TASK PROMPT:
Write out the lines from the top of the material through the line with "RES, int MT>", exactly and with nothing added.

----

+void launch_conv1d_pack(hipStream_t stream, const ConvPackKey & k, float * img) {
+    const int64_t n = (int64_t)k.floats();
+    hipLaunchKernelGGL(k_conv1d_pack, dim3((unsigned)((n + 255) / 256)), dim3(256), 0, stream, k, img, k.nchunk(), n);
+    TTS_HIP_CHECK(hipGetLastError());
+}
+
+template <bool BIAS, bool RES, int MT>
+__global__ __launch_bounds__(256) __attribute__((amdgpu_waves_per_eu(MT == 2 ? 1 : 2))) void k_conv1d_f64p(Conv1dArgs a) {
+    constexpr int OCT = 32 * MT, WQ = 2 * MT;
+    extern __shared__ float sm[];
+    __shared__ int xoff[CONV1D_MAX_R];
+    const int tid = threadIdx.x, lane = tid & 63, wave = tid >> 6;
+    const int c16 = lane & 15, kq = lane >> 4;
+    const int64_t ol0 = (int64_t)blockIdx.x * 64;
+    const int oc0 = blockIdx.y * OCT;
+    const int K = a.K, s = a.s, icc = a.icc, xw = a.xw;
+    const int R = icc * K, Rp = (R + 31) & ~31;
+    f32x4_t * ws4 = (f32x4_t *)sm;
+    float * xs = sm + OCT * Rp;
+    const int zslot = icc * xw;
+    for (int r = tid; r < Rp; r += 256) {
+        const int ic = r / K, k = r - ic * K;
+        xoff[r] = r < R ? ic * xw + k * a.d : zslot;
+    }
+    if (tid == 0) xs[zslot] = 0.f;
+    __syncthreads();
+    const int wr0 = (wave >> 1) * 16 * MT, wc0 = (wave & 1) * 32;
+    const bool wave_live = oc0 + wr0 < a.OC && ol0 + wc0 < a.OL;
+    f64x4_t acc[MT][2] = {};
+    const int64_t base = ol0 * s - a.p;
+    const int EX = icc * xw;
+    const int nx = (EX + 255) >> 8;
+    const int nw = Rp == 64 ? WQ : WQ / 2;
+    const int G = Rp >> 4;
+    const uint32_t OOB = 0x80000000u;
+    const auto xr = __builtin_amdgcn_make_buffer_rsrc(a.x.data, 0, a.x_bytes, 0x00020000);
+    uint32_t xrel[CONV1D_XN];
+#pragma unroll
+    for (int u = 0; u < CONV1D_XN; ++u) {
+        const int e = tid + 256 * u;
+        const int ic = e / xw, q = e - ic * xw;
+        const int64_t pos = base + q;
+        const bool ok = e < EX && pos >= 0 && pos < a.L;
+        xrel[u] = ok ? (uint32_t)(pos * a.x.nb[0] + (int64_t)ic * a.x.nb[1]) : OOB;
+    }
+    const int nchunk = (int)((a.IC + icc - 1) / icc);
+    const int slice4 = OCT * Rp / 4;
+    const f32x4_t * wp = (const f32x4_t *)a.wimg + (int64_t)blockIdx.y * nchunk * slice4 + tid;
+    float xv[CONV1D_XN];
+    f32x4_t wv[WQ];
+    auto fetch = [&](int ic0) {
+        const int nic = min(icc, (int)(a.IC - ic0));
+        const uint32_t xc = (uint32_t)((int64_t)ic0 * a.x.nb[1]);
+#pragma unroll
+        for (int u = 0; u < CONV1D_XN; ++u)
+            if (u < nx) {
+                const uint32_t off = (xrel[u] == OOB || tid + 256 * u >= nic * xw) ? OOB : xrel[u] + xc;
+                xv[u] = __builtin_bit_cast(float, __builtin_amdgcn_raw_buffer_load_b32(xr, off, 0, 0));
+            }
+#pragma unroll
+        for (int u = 0; u < WQ; ++u)
+            if (u < nw) wv[u] = wp[256 * u];
+        wp += slice4;
+    };
+    fetch(0);
+    for (int ic0 = 0; ic0 < a.IC; ic0 += icc) {
+#pragma unroll
+        for (int u = 0; u < CONV1D_XN; ++u)
+            if (u < nx && tid + 256 * u < EX) xs[tid + 256 * u] = __half2float(__float2half_rn(xv[u]));
+#pragma unroll
+        for (int u = 0; u < WQ; ++u)
+            if (u < nw) ws4[tid + 256 * u] = wv[u];
+        __syncthreads();
+        if (ic0 + icc < a.IC) fetch(ic0 + icc);
+        if (!wave_live) {
+            __syncthreads();
+            continue;
+        }
+        for (int r0 = 0; r0 < Rp; r0 += 32) {
+            int xo[8];
+#pragma unroll
+            for (int u = 0; u < 8; ++u) xo[u] = xoff[r0 + 4 * u + kq];
+            float af[8][MT], bf[8][2];
+#pragma unroll
+            for (int h = 0; h < 2; ++h)
+#pragma unroll
+                for (int t = 0; t < MT; ++t) {
+                    const f32x4_t v = ws4[(((wr0 >> 4) + t) * G + (r0 >> 4) + h) * 64 + lane];
+#pragma unroll
+                    for (int j = 0; j < 4; ++j) af[4 * h + j][t] = v[j];
                 }
-        }
-        return;
-    }
-    float bv[MT][4], rv[2][MT][4];
-#pragma unroll
-    for (int ti = 0; ti < MT; ++ti)
-#pragma unroll
-        for (int e = 0; e < 4; ++e) {
-            const int oc = min(oc0 + wr0 + 16 * ti + (H32 ? 4 * kq + e : kq + 4 * e), (int)a.OC - 1);
-            bv[ti][e] = BIAS ? a.bias[(int64_t)oc * a.bcs] : 0.f;
-#pragma unroll
-            for (int tj = 0; tj < 2; ++tj) {
-                const int64_t ol = min(ol0 + wc0 + 16 * tj + c16, a.OL - 1);
-                rv[tj][ti][e] = RES ? a.res[ol + (int64_t)oc * a.rcs] : 0.f;
-            }
-        }
-#pragma unroll
-    for (int tj = 0; tj < 2; ++tj) {
-        const int64_t ol = ol0 + wc0 + 16 * tj + c16;
-        if (ol >= a.OL) continue;
-#pragma unroll
-        for (int ti = 0; ti < MT; ++ti)
-#pragma unroll
-            for (int e = 0; e < 4; ++e) {
-                const int oc = oc0 + wr0 + 16 * ti + (H32 ? 4 * kq + e : kq + 4 * e);
-                if (oc >= a.OC) continue;
-                a.y[ol + (int64_t)oc * a.ycs] = conv1d_epilogue<BIAS, RES>(acc[ti][tj][e], bv[ti][e], rv[tj][ti][e]);
-            }
-    }
+#pragma unroll
+            for (int u = 0; u < 8; ++u) {
+                const bool z = xo[u] == zslot;
+#pragma unroll
+                for (int t = 0; t < 2; ++t) bf[u][t] = xs[z ? zslot : xo[u] + (wc0 + 16 * t + c16) * s];
+            }
+#pragma unroll
+            for (int u = 0; u < 8; ++u)
+#pragma unroll
+                for (int ti = 0; ti < MT; ++ti)
+#pragma unroll
+                    for (int tj = 0; tj < 2; ++tj)
+                        acc[ti][tj] = __builtin_amdgcn_mfma_f64_16x16x4f64((double)af[u][ti], (double)bf[u][tj], acc[ti][tj], 0, 0, 0);
+        }
+        __syncthreads();
+    }
+    conv1d_store<BIAS, RES, false, MT>(a, acc, ol0, oc0, wr0, wc0, c16, kq);
 }
 
 constexpr int CONV1DV_NP = 4;
@@ -520,7 +653,27 @@
     return bytes <= 64 * 1024;
 }
 
+bool conv1d_pack_key(const tts_hip_backend * be, const Conv1dArgs & a0, ConvPackKey * k) {
+    if (!be->conv_pack || !a0.w_stable || be->conv_acc_mode == 2) return false;
+    Conv1dArgs a = a0;
+    a.xw = 63 * a.s + (a.K - 1) * a.d + 1;
+    a.icc = conv1d_icc(a.IC, a.K, a.xw);
+    if (a.icc < 1) return false;
+    const int64_t tiles = ((a.OL + 63) / 64) * ((a.OC + 63) / 64), nchunk = (a.IC + a.icc - 1) / a.icc;
+    if (split_count(be, tiles, nchunk, 2, a.OL * a.OC) > 1) return false;
+    int vxw = 0, vicc = 0;
+    size_t vlds = 0;
+    if (be->conv_vfma && (be->conv_vfma == 2 || a.OC < 8) && conv1d_vfma_geometry(a, &vxw, &vicc, &vlds)) return false;
+    k->be = be, k->w = a.w, k->w16 = a.w16, k->K = a.K;
+    k->oct = be->conv_tile96 && a.OC % 96 == 0 ? 96 : 64;
+    k->icc = a.icc, k->rp = (a.icc * a.K + 31) & ~31;
+    k->IC = a.IC, k->OC = a.OC, k->wk = a.wk, k->wic = a.wic, k->woc = a.woc;
+    return true;
+}
+
 void launch_conv1d_fused(tts_hip_backend * be, Conv1dArgs a) {
+    ConvPackKey pk;
+    a.wimg = conv1d_pack_key(be, a, &pk) ? conv_pack_get(be, pk) : nullptr;
     a.xw = 63 * a.s + (a.K - 1) * a.d + 1;
     a.icc = conv1d_icc(a.IC, a.K, a.xw);
     a.rs = ((a.icc * a.K + 31) & ~31) + 1;
@@ -559,6 +712,20 @@
         a.xw = vxw, a.icc = vicc;
         const dim3 vgrid((unsigned)((a.OL + 256 * CONV1DV_NP - 1) / (256 * CONV1DV_NP)), (unsigned)a.OC);
         TTS_CONV1D_SEL(k_conv1d_f64v, vgrid, vlds)
+    } else if (a.wimg) {
+        const size_t plds = ((size_t)pk.oct * pk.rp + (size_t)a.icc * a.xw + 1) * 4;
+        grid.y = (unsigned)pk.ntile();
+        const int psel = (pk.oct == 96 ? 4 : 0) | (a.bias ? 2 : 0) | (a.res ? 1 : 0);
+        switch (psel) {
+            case 0: hipLaunchKernelGGL((k_conv1d_f64p<false, false, 2>), grid, dim3(256), plds, be->stream, a); break;
+            case 1: hipLaunchKernelGGL((k_conv1d_f64p<false, true, 2>), grid, dim3(256), plds, be->stream, a); break;
+            case 2: hipLaunchKernelGGL((k_conv1d_f64p<true, false, 2>), grid, dim3(256), plds, be->stream, a); break;
+            case 3: hipLaunchKernelGGL((k_conv1d_f64p<true, true, 2>), grid, dim3(256), plds, be->stream, a); break;
+            case 4: hipLaunchKernelGGL((k_conv1d_f64p<false, false, 3>), grid, dim3(256), plds, be->stream, a); break;
+            case 5: hipLaunchKernelGGL((k_conv1d_f64p<false, true, 3>), grid, dim3(256), plds, be->stream, a); break;
+            case 6: hipLaunchKernelGGL((k_conv1d_f64p<true, false, 3>), grid, dim3(256), plds, be->stream, a); break;
+            default: hipLaunchKernelGGL((k_conv1d_f64p<true, true, 3>), grid, dim3(256), plds, be->stream, a); break;
+        }
     } else if (nz == 1 && be->conv_acc_mode != 2 && be->conv_tile96 && a.OC % 96 == 0) {
         grid.y = (unsigned)(a.OC / 96);
         lds += 32 * (size_t)a.rs * 4;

----

WRITTEN RESPONSE:
+void launch_conv1d_pack(hipStream_t stream, const ConvPackKey & k, float * img) {
+    const int64_t n = (int64_t)k.floats();
+    hipLaunchKernelGGL(k_conv1d_pack, dim3((unsigned)((n + 255) / 256)), dim3(256), 0, stream, k, img, k.nchunk(), n);
+    TTS_HIP_CHECK(hipGetLastError());
+}
+
+template <bool BIAS, bool RES, int MT>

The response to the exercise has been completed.